A Democrat who won a hotly contested Wisconsin state Supreme Court judgeship called her election victory “bittersweet” because of rising COVID-19 cases linked to in-person voting forced by state Republicans.
“I find it unconscionable that Wisconsin voters were forced to choose between their safety and having their voices heard in our democracy,” wrote Wisconsin Supreme Court Justice-elect Jill Karofsky in an op-ed in The New York Times Monday.
The GOP won court battles to scuttle Gov. Tony Evers’ bid for more time for mail-in ballots so people wouldn’t have to risk COVID-19 contagion to vote. Forty new cases of COVID-19 in Milwaukee County alone have now been linked to the April 7 election.

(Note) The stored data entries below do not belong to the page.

### convolutional-kan-for-image-classification_amd/csrc/kanconv.hip

```cpp
#include <hip/hip_runtime.h>
#include <cstdio>
#include <cstdlib>
#include <cstring>
#include <cmath>
#include <cstdint>
#include <mutex>
#include <type_traits>
#include <vector>
#include "kanconv.h"
#include "kan_device.h"

#include "kan_common.h"
#include "kan_internal.h"

namespace {


thread_local char g_err[512] = "";
int fail(const char* fmt, const char* a = "") {
    snprintf(g_err, sizeof(g_err), fmt, a);
    return -1;
}
}
int kan_fail_msg(const char* fmt, const char* a) { return fail(fmt, a); }
// ... 1557 lines not shown
                acc[0][0] = MFMA32(fa[c_][0], fb[c_][0], acc[0][0]);
                acc[0][1] = MFMA32(fa[c_][0], fb[c_][1], acc[0][1]);
                acc[1][0] = MFMA32(fa[c_][1], fb[c_][0], acc[1][0]);
                acc[1][1] = MFMA32(fa[c_][1], fb[c_][1], acc[1][1]);
            }
#undef KAN_OFFA
#undef KAN_OFFB
        }
    }

    float* out = dwp + (size_t)blk.z * slab_elems;
#pragma unroll
    for (int mi = 0; mi < 2; ++mi)
#pragma unroll
        for (int r = 0; r < 16; ++r) {
            const int row = k0 + w_r * 64 + mi * 32 + mfma_row(r, lane);
            if (row >= Krows) continue;
#pragma unroll
            for (int ni = 0; ni < 2; ++ni) {
                const int o = o_tile0 + w_c * 64 + ni * 32 + (lane & 31);
                out[(size_t)row * Opad + o] = acc[mi][ni][r];
            }
        }
}

template <int KIND, int FAST>
__global__ __launch_bounds__(256) void k_expand_pm(const float* __restrict__ x, float* __restrict__ e_pm, DevBasis bs, int B, int CHW, int HW, int Cg,
                                                   long long bstride, float* __restrict__ dump) {
    __shared__ float tile[32][33];
    __shared__ float sTab[KAN_MAX_TABLE];
    const int e0 = blockIdx.x * 32, b0 = blockIdx.y * 32;
    const int tx = threadIdx.x & 31, ty = threadIdx.x >> 5;
    const int P = FAST ? fast_planes(FAST) : bs.P;
    if (threadIdx.x < KAN_MAX_TABLE) sTab[threadIdx.x] = bs.tab[threadIdx.x];
#pragma unroll
    for (int i = 0; i < 4; ++i) {
        const int b = b0 + ty + 8 * i, e = e0 + tx;
        tile[ty + 8 * i][tx] = (b < B && e < CHW) ? x[(size_t)b * bstride + e] : 0.f;
    }
    __syncthreads();
#pragma unroll
    for (int i = 0; i < 4; ++i) {
        const int e = e0 + ty + 8 * i, b = b0 + tx;
        if (e < CHW && b < B) {
            const float v = tile[tx][ty + 8 * i];
            stage_unit<KIND, FAST>(bs, sTab, true, v, v, e_pm + (size_t)e * P * B + b, B, dump + threadIdx.x, (e / HW) % Cg);
// ... 1246 lines not shown
        const int bx = c.tiles_c * 4, by = c.Opad32 / 32 * G;
        const long long nt = (long long)bx * by;
        const long long capd = fp ? 128 : 1024;
        dim3 gd((unsigned)(nt < capd ? nt : capd), 1, T);
        hipLaunchKernelGGL(k_pack_bwd_data, gd, dim3(256), 0, st, (const float*)wp, wd, q, c.CH, c.tiles_c, c.Opad32, wp_gs, bx, by, fp, fp_cur);
    }
    return launch_ok("pack");
}

int kan_pack_weights(const float* w_base, const float* w_basis, float* wp, float* wd, const KanGeom* g, const KanBasis* b, void* stream) {
    return pack_weights_impl(w_base, w_basis, wp, wd, g, b, nullptr, 0, stream);
}

int kan_pack_weights_iod(const float* coeffs, float* wp, float* wd, const KanGeom* g, const KanBasis* b, void* stream) {
    if (int rc = iod_scope(g, b)) return rc;
    return pack_weights_impl(nullptr, coeffs, wp, wd, g, b, nullptr, 0, stream, true);
}

int kan_tile_orders(const KanGeom* g, const KanBasis* b) {
    ConvPlan cp;
    if (plan_conv(g, b, &cp)) return 0;
    const bool halo = cp.fwd == Route::HALO;
    return (halo && cp.quad_fwd ? KAN_ORDER_QUAD_FWD : 0) | (halo && cp.rowblk8_fwd ? KAN_ORDER_ROWBLK8_FWD : 0) | (cp.quad_bd ? KAN_ORDER_QUAD_BWD_DATA : 0) |
           (cp.fwd_wq ? KAN_ORDER_FWD_WEIGHT_SIDE : 0) | (cp.pos8_bd ? KAN_ORDER_POS8_BWD_DATA : 0);
}

int kan_pack_cacheable(const KanGeom* g, const KanBasis* b) {
    ConvPlan cp;
    if (plan_conv(g, b, &cp)) return 0;
    if ((long long)g->O * g->C * (b->n_basis + 1) * g->kh * g->kw >= (1ll << 31)) return 0;
    return (!pack_needs_clear(g, cp.pub) && cp.fwd != Route::DW && ngroups(g) == 1) ? 1 : 0;
}

int kan_pack_weights_cached(const float* w_base, const float* w_basis, float* wp, float* wd, const KanGeom* g, const KanBasis* b,
                            unsigned long long* ring, int cur, int force, int sample_stride, void* stream) {
    static_assert(KAN_FP_WORDS == 3 * FP_LANES, "ring size");
    if (!ring || cur < 0 || cur > 2 || sample_stride < 1) return fail("bad fingerprint ring arguments");
    if (!kan_pack_cacheable(g, b)) return fail("cached packing is not offered for this geometry (kan_pack_cacheable)");
    const int hb = b->act != KAN_ACT_NONE;
    if ((hb && !w_base) || !w_basis) return fail("null weight pointer");
    if (((size_t)w_basis & 15) || (hb && ((size_t)w_base & 15))) return fail("cached packing needs 16-byte aligned weight tensors");
    const int T = g->kh * g->kw;
    const long long na = hb ? (long long)g->O * g->C * T : 0, nbs = (long long)g->O * g->C * b->n_basis * T;
    const long long groups4 = ((na + 3) / 4 + (nbs + 3) / 4 + sample_stride - 1) / sample_stride;
    long long blocks = (groups4 + 256 * 8 - 1) / (256 * 8); if (blocks > 4096) blocks = 4096; if (blocks < 1) blocks = 1;
    hipLaunchKernelGGL(k_fingerprint, dim3((unsigned)blocks), dim3(256), 0, (hipStream_t)stream, hb ? w_base : w_basis, (unsigned)na, w_basis,
                       (unsigned)nbs, (unsigned)sample_stride, ring, cur);
    if (int rc = launch_ok("fingerprint")) return rc;
    return pack_weights_impl(w_base, w_basis, wp, wd, g, b, force ? nullptr : ring, cur, stream);
}
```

She noted that Wisconsin judges backing the Republicans all voted early, so they personally risked nothing, even as they sent other voters into danger. To protect themselves, the judges didn’t meet face to face to hear the case. Yet citizens, in order to exercise their right to vote, had to endure hours on lines where they risked contagion, Karofsky pointed out.
“The right to vote is fundamental to the American creed,” Karofsky wrote. “Courts making partisan decisions, sending people out to vote in the middle of a global pandemic, is exactly what’s wrong with a judiciary that has become too political.”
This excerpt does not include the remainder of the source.